Nach 25 Jahren war 2010 Schluss
Auch das Original Naabtal Duo schaffte dank des Wettbewerbs den Durchbruch. Wolfgang Edenharder und Willi Seitz gewannen 1988 für Deutschland mit „Patrona Bavariae“. Der Titel entwickelte sich zu einem der erfolgreichsten Lieder der volkstümlichen Musik und machte das Duo weit über Bayern hinaus bekannt. Für die Jungen Klostertaler war der Grand Prix ebenfalls der Wendepunkt. Die Vorarlberger Formation existierte bereits seit den 1970er-Jahren, doch erst der Sieg 1993 mit „An a Wunder hob i g'laubt“ brachte den großen Durchbruch.
Auch Maximilian Arland startete seine Karriere auf der Grand-Prix-Bühne. Gemeinsam mit seinem Bruder Hansi und Vater Henry gewann er 1994 mit „Echo der Berge“ den Wettbewerb. Später trat er insgesamt fünfmal beim Grand Prix an und etablierte sich anschließend als Moderator zahlreicher Musiksendungen. Eine ähnliche Entwicklung nahm Francine Jordi. Die Schweizer Sängerin gewann 1998 mit „Das Feuer der Sehnsucht“. Der Erfolg machte sie zu einer festen Größe im Schlager und in zahlreichen Fernsehshows: So moderierte sie unter anderem 2008 den „Grand Prix der Volksmusik“, zehn Jahre nach ihrem Sieg.

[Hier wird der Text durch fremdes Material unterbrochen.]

+    auto triplet = [&](const float (&xs)[4], const float (&xo)[4], const float (&wr)[4], float y, float (&acc)[4], float& x,
+                       float& d) {
+        float p[4];
+#pragma unroll
+        for (int i = 0; i < 4; ++i) p[i] = active ? xs[i] * xo[i] : 0.f;
+        float dot = p[0] * wr[0];
+        dot = fmaf(p[1], wr[1], dot);
+        dot = fmaf(p[2], wr[2], dot);
+        dot = fmaf(p[3], wr[3], dot);
+        x = wave_sum(dot) + bv;
+        d = 1.f / (1.f + expf(-x)) - y;
+#pragma unroll
+        for (int i = 0; i < 4; ++i) acc[i] = fmaf(d, p[i], acc[i]);
+    };
+    for (int quad = blockIdx.x; quad * 4 < a.n_items; quad += gridDim.x) {
+        const int item = __builtin_amdgcn_readfirstlane(quad * 4 + wv);
+        if (item >= a.n_items) continue;
+        const int4 it = a.items[item];
+        if (it.x < 0) continue;
+        if (it.w >= 0 && !a.partial) continue;
+        float wr[4] = {0.f, 0.f, 0.f, 0.f}, acc[4] = {0.f, 0.f, 0.f, 0.f};
+        if (active) load_vec<4>(a.w + (size_t)it.x * a.ld_w + c0, wr);
+        for (int e0 = it.y; e0 < it.z; e0 += 64) {
+            const int cnt = min(64, it.z - e0);
+            int my_s = 0, my_o = 0, my_t = 0;
+            float my_y = 0.f, my_x = 0.f, my_d = 0.f;
+            if (lane < cnt) {
+                my_s = a.rel_s[e0 + lane];
+                my_o = a.rel_o[e0 + lane];
+                my_t = a.rel_tid[e0 + lane];
+                my_y = a.labels[my_t];
+            }
+            int j = 0;
+            for (; j + U <= cnt; j += U) {
+                float xs[U][4], xo[U][4];
+#pragma unroll
+                for (int u = 0; u < U; ++u) {
+                    const int s = dm_rl_i(my_s, j + u), o = dm_rl_i(my_o, j + u);
+                    if (active) {
+                        load_vec<4>(ebase + (size_t)s * a.ld_e, xs[u]);
+                        load_vec<4>(ebase + (size_t)o * a.ld_e, xo[u]);
+                    }
+                }
+#pragma unroll
+                for (int u = 0; u < U; ++u) {
+                    float x, d;
+                    triplet(xs[u], xo[u], wr, rl_bcast_f(my_y, j + u), acc, x, d);
+                    if (lane == j + u) { my_x = x; my_d = d; }
+                }
+            }
+            for (; j < cnt; ++j) {
+                float xs[4], xo[4], x, d;
+                const int s = dm_rl_i(my_s, j), o = dm_rl_i(my_o, j);
+                if (active) {
+                    load_vec<4>(ebase + (size_t)s * a.ld_e, xs);
+                    load_vec<4>(ebase + (size_t)o * a.ld_e, xo);
+                }
+                triplet(xs, xo, wr, rl_bcast_f(my_y, j), acc, x, d);
+                if (lane == j) { my_x = x; my_d = d; }
+            }
+            if (lane < cnt) {
+                a.score[my_t] = my_x;
+                if (a.pos3) {
+                    a.delta[a.pos3[3 * (size_t)my_t]] = my_d;
+                    a.delta[a.pos3[3 * (size_t)my_t + 1]] = my_d;
+                } else {
+                    a.delta[my_t] = my_d;
+                }
+                lsum += fmaxf(my_x, 0.f) - my_x * my_y + log1pf(expf(-fabsf(my_x)));
+                dsum += my_d;
+            }
+        }
+        if (active) store_vec<4>((it.w >= 0 ? a.partial + (size_t)it.w * a.h : a.u + (size_t)it.x * a.h) + c0, acc);
+    }
+    const float lt = block_sum_256(lsum, sm);
+    const float dt = block_sum_256(dsum, sm);
+    if (threadIdx.x == 0) {
+        a.part[blockIdx.x] = lt;
+        a.part[DM_PART + blockIdx.x] = dt;
+    }
+}
+
+struct DmFinishParams {
+    const float* gloss;
+    const float* u;
+    const float* partial;
+    const int4* fix;
+    int n_fix;
+    const int* rowptr;
+    int chunk, num_rels, h;
+    const float* w;
+    int ld_w;
+    float reg_scale;
+    float* g_w;
+    int ld_gw, accumulate;
+    const float* delta;
+    float* d_out;
+    int64_t n_coef;
+    const float* part;
+    int n_part;
+    float* dbias;
+    int64_t t;
+    int nb_rows, nb_coef;
+};
+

25 Ausgaben lang lief der Grand Prix, 2010 wurde in Wien zum letzten Mal ein Sieger gekürt: das deutsche Duo Belsy und Florian Fesl. Danach war Schluss: Im September des Jahres verkündeten die austragenden Sender ARD, ORF und SRF wegen zu niedriger Einschaltquoten das Aus für den Wettbewerb. (tsch)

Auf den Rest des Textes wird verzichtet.